— TASK DATA —
+extern "C" int vit_attention_cls_bwd(const void* qkv, const void* dout, const float* lse, void* dqkv,
+                                     float* bias_partial, int64_t bias_rows, int64_t B, int64_t N, int64_t H,
+                                     int64_t hd, float scale, vit_stream_t stream) {
+  const int st = check("vit_attention_cls_bwd", B, N, H, hd);
+  if (st) return st;
+  VIT_CHECK_ARG(qkv && dout && lse && dqkv, "vit_attention_cls_bwd: null pointer");
+  VIT_CHECK_ARG(aligned16(qkv) && aligned16(dqkv), "vit_attention_cls_bwd: qkv / dqkv must be 16-byte aligned");
+  VIT_CHECK_ARG(!bias_partial || (bias_rows >= 1 && bias_rows <= 1024), "vit_attention_cls_bwd: bias_rows=%lld",
+                (long long)bias_rows);
+  hipStream_t s = (hipStream_t)stream;
+  const int br = (int)bias_rows;
+  hipError_t e;
+  switch (hd) {
+    case 32: e = launch_bwd<32>(qkv, dout, lse, dqkv, bias_partial, br, (int)B, (int)N, (int)H, scale, s); break;
+    case 64: e = launch_bwd<64>(qkv, dout, lse, dqkv, bias_partial, br, (int)B, (int)N, (int)H, scale, s); break;
+    default: e = launch_bwd<80>(qkv, dout, lse, dqkv, bias_partial, br, (int)B, (int)N, (int)H, scale, s); break;
+  }
+  return vit::check_hip(e, "vit_attention_cls_bwd launch");
+}
diff --git a/vit-of-pytorch_amd/vitmi/_lib.py b/vit-of-pytorch_amd/vitmi/_lib.py
--- a/vit-of-pytorch_amd/vitmi/_lib.py
+++ b/vit-of-pytorch_amd/vitmi/_lib.py
@@ -108,7 +108,10 @@
     "vit_attention_fwd_ex": (c_i32, [c_vp, c_vp, c_vp, c_i64, c_i64, c_i64, c_i64, c_f32, c_i64, c_i32, c_vp]),
     "vit_attention_bwd_ex": (c_i32, [c_vp, c_vp, c_vp, c_vp, c_vp, c_vp, c_i64, c_i64, c_i64, c_i64, c_f32, c_i64,
                                      c_i32, c_vp, c_vp]),
-    "vit_im2col": (c_i32, [c_vp, c_vp, c_i64, c_i64, c_i64, c_i64, c_vp]),
+    "vit_attention_cls_supported": (c_i32, [c_i64, c_i64]),
+    "vit_attention_cls_fwd": (c_i32, [c_vp, c_vp, c_vp, c_i64, c_i64, c_i64, c_i64, c_f32, c_vp]),
+    "vit_attention_cls_bwd": (c_i32, [c_vp, c_vp, c_vp, c_vp, c_vp, c_i64, c_i64, c_i64, c_i64, c_i64, c_f32, c_vp]),
+    "vit_im2col":(c_i32, [c_vp, c_vp, c_i64, c_i64, c_i64, c_i64, c_vp]),
     "vit_im2col_hw": (c_i32, [c_vp, c_vp, c_i64, c_i64, c_i64, c_i64, c_i64, c_i64, c_vp]),
     "vit_preprocess_u8": (c_i32, [c_vp, c_i64, c_i64, c_i64, c_i64, c_vp, c_i64, c_i64, c_vp, c_vp, c_vp]),
     "vit_preprocess_u8_gather": (c_i32, [c_vp, c_i64, c_i32, c_i64, c_i64, c_i64, c_vp, c_i64, c_vp, c_i64, c_i64, c_vp,
diff --git a/vit-of-pytorch_amd/vitmi/engine.py b/vit-of-pytorch_amd/vitmi/engine.py
--- a/vit-of-pytorch_amd/vitmi/engine.py
+++ b/vit-of-pytorch_amd/vitmi/engine.py
@@ -185,6 +185,7 @@
         bp = _rup(b, 64)
         self.bp = bp
         self.c_o, self.c_ln2, self.c_dh, self.c_dh2, self.c_dyln = (z(bp, D) for _ in range(5))
+        self.c_ln1, self.c_dq = z(bp, D), z(bp, D)
         self.c_g, self.c_gp, self.c_dg = (z(bp, M) for _ in range(3))
         self.c_mu2, self.c_rs2 = z(b, dt=f), z(b, dt=f)
         self._cfg, self._dev = cfg, dev
@@ -332,6 +333,8 @@
         self._wgrad_tables = {}
         self.prune_last = os.environ.get("VITMI_PRUNE_LAST", "1") != "0"
         self._pruned = False
+        self.prune_q = os.environ.get("VITMI_PRUNE_Q", "1") != "0"
+        self._prune_q = False
         self._side = None
         self._ev_pool, self._ev_next = [], 0
         self.probe = None
@@ -433,15 +436,23 @@
                  aux2=f[self.off("cls_token"):], tokens=N, dropout=dd(0))
         scale = 1.0 / math.sqrt(hd)
         self._pruned = self.prune_last and self._drop is None
+        self._prune_q = self._pruned and self.prune_q and ops.attention_cls_supported(N, hd)
         for i in range(L):
             ln = lambda s: self.off(self.lname(i, s))
             ops.layernorm_fwd(a.h[i], D, f[ln("norm1.weight"):], f[ln("norm1.bias"):], a.ln1[i], D, a.mu1[i],
                               a.rs1[i], T, D)
-            ops.gemm(a.ln1[i], self.wqkv[i], a.qkv[i], T, 3 * D, D, a_layout=K_CONTIG, b_layout=MN_CONTIG, lda=D,
-                     ldb=3 * D, ldc=3 * D, epilogue=EPI_BIAS_BF16, bias=self.bqkv[i])
             last = self._pruned and i == L - 1
-            ops.attention_fwd(a.qkv[i], a.o[i], a.lse[i], b, N, H, hd, scale, q_rows=1 if last else None,
-                              path=self.attn_fwd_path)
+            if last and self._prune_q:
+                kw = dict(a_layout=K_CONTIG, b_layout=MN_CONTIG, ldb=3 * D, epilogue=EPI_BIAS_BF16)
+                ops.gemm(a.ln1[i], self.wqkv[i].view(-1)[D:], a.qkv[i].view(-1)[D:], T, 2 * D, D, lda=D, ldc=3 * D,
+                         bias=self.bqkv[i][D:], **kw)
+                ops.gemm(a.ln1[i], self.wqkv[i], a.qkv[i], b, D, D, lda=N * D, ldc=3 * N * D, bias=self.bqkv[i], **kw)
+                ops.attention_cls_fwd(a.qkv[i], a.o[i], a.lse[i], b, N, H, hd, scale)
+            else:
+                ops.gemm(a.ln1[i], self.wqkv[i], a.qkv[i], T, 3 * D, D, a_layout=K_CONTIG, b_layout=MN_CONTIG, lda=D,
+                         ldb=3 * D, ldc=3 * D, epilogue=EPI_BIAS_BF16, bias=self.bqkv[i])
+                ops.attention_fwd(a.qkv[i], a.o[i], a.lse[i], b, N, H, hd, scale, q_rows=1 if last else None,
+                                  path=self.attn_fwd_path)
             if last:
                 self._forward_last_cls(a, i, b)
                 break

— WORK TASK —
Transcribe every entry word for word.

— EXERCISE SOLUTION —
+extern "C" int vit_attention_cls_bwd(const void* qkv, const void* dout, const float* lse, void* dqkv,
+                                     float* bias_partial, int64_t bias_rows, int64_t B, int64_t N, int64_t H,
+                                     int64_t hd, float scale, vit_stream_t stream) {
+  const int st = check("vit_attention_cls_bwd", B, N, H, hd);
+  if (st) return st;
+  VIT_CHECK_ARG(qkv && dout && lse && dqkv, "vit_attention_cls_bwd: null pointer");
+  VIT_CHECK_ARG(aligned16(qkv) && aligned16(dqkv), "vit_attention_cls_bwd: qkv / dqkv must be 16-byte aligned");
+  VIT_CHECK_ARG(!bias_partial || (bias_rows >= 1 && bias_rows <= 1024), "vit_attention_cls_bwd: bias_rows=%lld",
+                (long long)bias_rows);
+  hipStream_t s = (hipStream_t)stream;
+  const int br = (int)bias_rows;
+  hipError_t e;
+  switch (hd) {
+    case 32: e = launch_bwd<32>(qkv, dout, lse, dqkv, bias_partial, br, (int)B, (int)N, (int)H, scale, s); break;
+    case 64: e = launch_bwd<64>(qkv, dout, lse, dqkv, bias_partial, br, (int)B, (int)N, (int)H, scale, s); break;
+    default: e = launch_bwd<80>(qkv, dout, lse, dqkv, bias_partial, br, (int)B, (int)N, (int)H, scale, s); break;
+  }
+  return vit::check_hip(e, "vit_attention_cls_bwd launch");
+}
diff --git a/vit-of-pytorch_amd/vitmi/_lib.py b/vit-of-pytorch_amd/vitmi/_lib.py
--- a/vit-of-pytorch_amd/vitmi/_lib.py
+++ b/vit-of-pytorch_amd/vitmi/_lib.py
@@ -108,7 +108,10 @@
     "vit_attention_fwd_ex": (c_i32, [c_vp, c_vp, c_vp, c_i64, c_i64, c_i64, c_i64, c_f32, c_i64, c_i32, c_vp]),
     "vit_attention_bwd_ex": (c_i32, [c_vp, c_vp, c_vp, c_vp, c_vp, c_vp, c_i64, c_i64, c_i64, c_i64, c_f32, c_i64,
                                      c_i32, c_vp, c_vp]),
-    "vit_im2col": (c_i32, [c_vp, c_vp, c_i64, c_i64, c_i64, c_i64, c_vp]),
+    "vit_attention_cls_supported": (c_i32, [c_i64, c_i64]),
+    "vit_attention_cls_fwd": (c_i32, [c_vp, c_vp, c_vp, c_i64, c_i64, c_i64, c_i64, c_f32, c_vp]),
+    "vit_attention_cls_bwd": (c_i32, [c_vp, c_vp, c_vp, c_vp, c_vp, c_i64, c_i64, c_i64, c_i64, c_i64, c_f32, c_vp]),
+    "vit_im2col":(c_i32, [c_vp, c_vp, c_i64, c_i64, c_i64, c_i64, c_vp]),
     "vit_im2col_hw": (c_i32, [c_vp, c_vp, c_i64, c_i64, c_i64, c_i64, c_i64, c_i64, c_vp]),
     "vit_preprocess_u8": (c_i32, [c_vp, c_i64, c_i64, c_i64, c_i64, c_vp, c_i64, c_i64, c_vp, c_vp, c_vp]),
     "vit_preprocess_u8_gather": (c_i32, [c_vp, c_i64, c_i32, c_i64, c_i64, c_i64, c_vp, c_i64, c_vp, c_i64, c_i64, c_vp,
diff --git a/vit-of-pytorch_amd/vitmi/engine.py b/vit-of-pytorch_amd/vitmi/engine.py
--- a/vit-of-pytorch_amd/vitmi/engine.py
+++ b/vit-of-pytorch_amd/vitmi/engine.py
@@ -185,6 +185,7 @@
         bp = _rup(b, 64)
         self.bp = bp
         self.c_o, self.c_ln2, self.c_dh, self.c_dh2, self.c_dyln = (z(bp, D) for _ in range(5))
+        self.c_ln1, self.c_dq = z(bp, D), z(bp, D)
         self.c_g, self.c_gp, self.c_dg = (z(bp, M) for _ in range(3))
         self.c_mu2, self.c_rs2 = z(b, dt=f), z(b, dt=f)
         self._cfg, self._dev = cfg, dev
@@ -332,6 +333,8 @@
         self._wgrad_tables = {}
         self.prune_last = os.environ.get("VITMI_PRUNE_LAST", "1") != "0"
         self._pruned = False
+        self.prune_q = os.environ.get("VITMI_PRUNE_Q", "1") != "0"
+        self._prune_q = False
         self._side = None
         self._ev_pool, self._ev_next = [], 0
         self.probe = None
@@ -433,15 +436,23 @@
                  aux2=f[self.off("cls_token"):], tokens=N, dropout=dd(0))
         scale = 1.0 / math.sqrt(hd)
         self._pruned = self.prune_last and self._drop is None
+        self._prune_q = self._pruned and self.prune_q and ops.attention_cls_supported(N, hd)
         for i in range(L):
             ln = lambda s: self.off(self.lname(i, s))
             ops.layernorm_fwd(a.h[i], D, f[ln("norm1.weight"):], f[ln("norm1.bias"):], a.ln1[i], D, a.mu1[i],
                               a.rs1[i], T, D)
-            ops.gemm(a.ln1[i], self.wqkv[i], a.qkv[i], T, 3 * D, D, a_layout=K_CONTIG, b_layout=MN_CONTIG, lda=D,
-                     ldb=3 * D, ldc=3 * D, epilogue=EPI_BIAS_BF16, bias=self.bqkv[i])
             last = self._pruned and i == L - 1
-            ops.attention_fwd(a.qkv[i], a.o[i], a.lse[i], b, N, H, hd, scale, q_rows=1 if last else None,
-                              path=self.attn_fwd_path)
+            if last and self._prune_q:
+                kw = dict(a_layout=K_CONTIG, b_layout=MN_CONTIG, ldb=3 * D, epilogue=EPI_BIAS_BF16)
+                ops.gemm(a.ln1[i], self.wqkv[i].view(-1)[D:], a.qkv[i].view(-1)[D:], T, 2 * D, D, lda=D, ldc=3 * D,
+                         bias=self.bqkv[i][D:], **kw)
+                ops.gemm(a.ln1[i], self.wqkv[i], a.qkv[i], b, D, D, lda=N * D, ldc=3 * N * D, bias=self.bqkv[i], **kw)
+                ops.attention_cls_fwd(a.qkv[i], a.o[i], a.lse[i], b, N, H, hd, scale)
+            else:
+                ops.gemm(a.ln1[i], self.wqkv[i], a.qkv[i], T, 3 * D, D, a_layout=K_CONTIG, b_layout=MN_CONTIG, lda=D,
+                         ldb=3 * D, ldc=3 * D, epilogue=EPI_BIAS_BF16, bias=self.bqkv[i])
+                ops.attention_fwd(a.qkv[i], a.o[i], a.lse[i], b, N, H, hd, scale, q_rows=1 if last else None,
+                                  path=self.attn_fwd_path)
             if last:
                 self._forward_last_cls(a, i, b)
                 break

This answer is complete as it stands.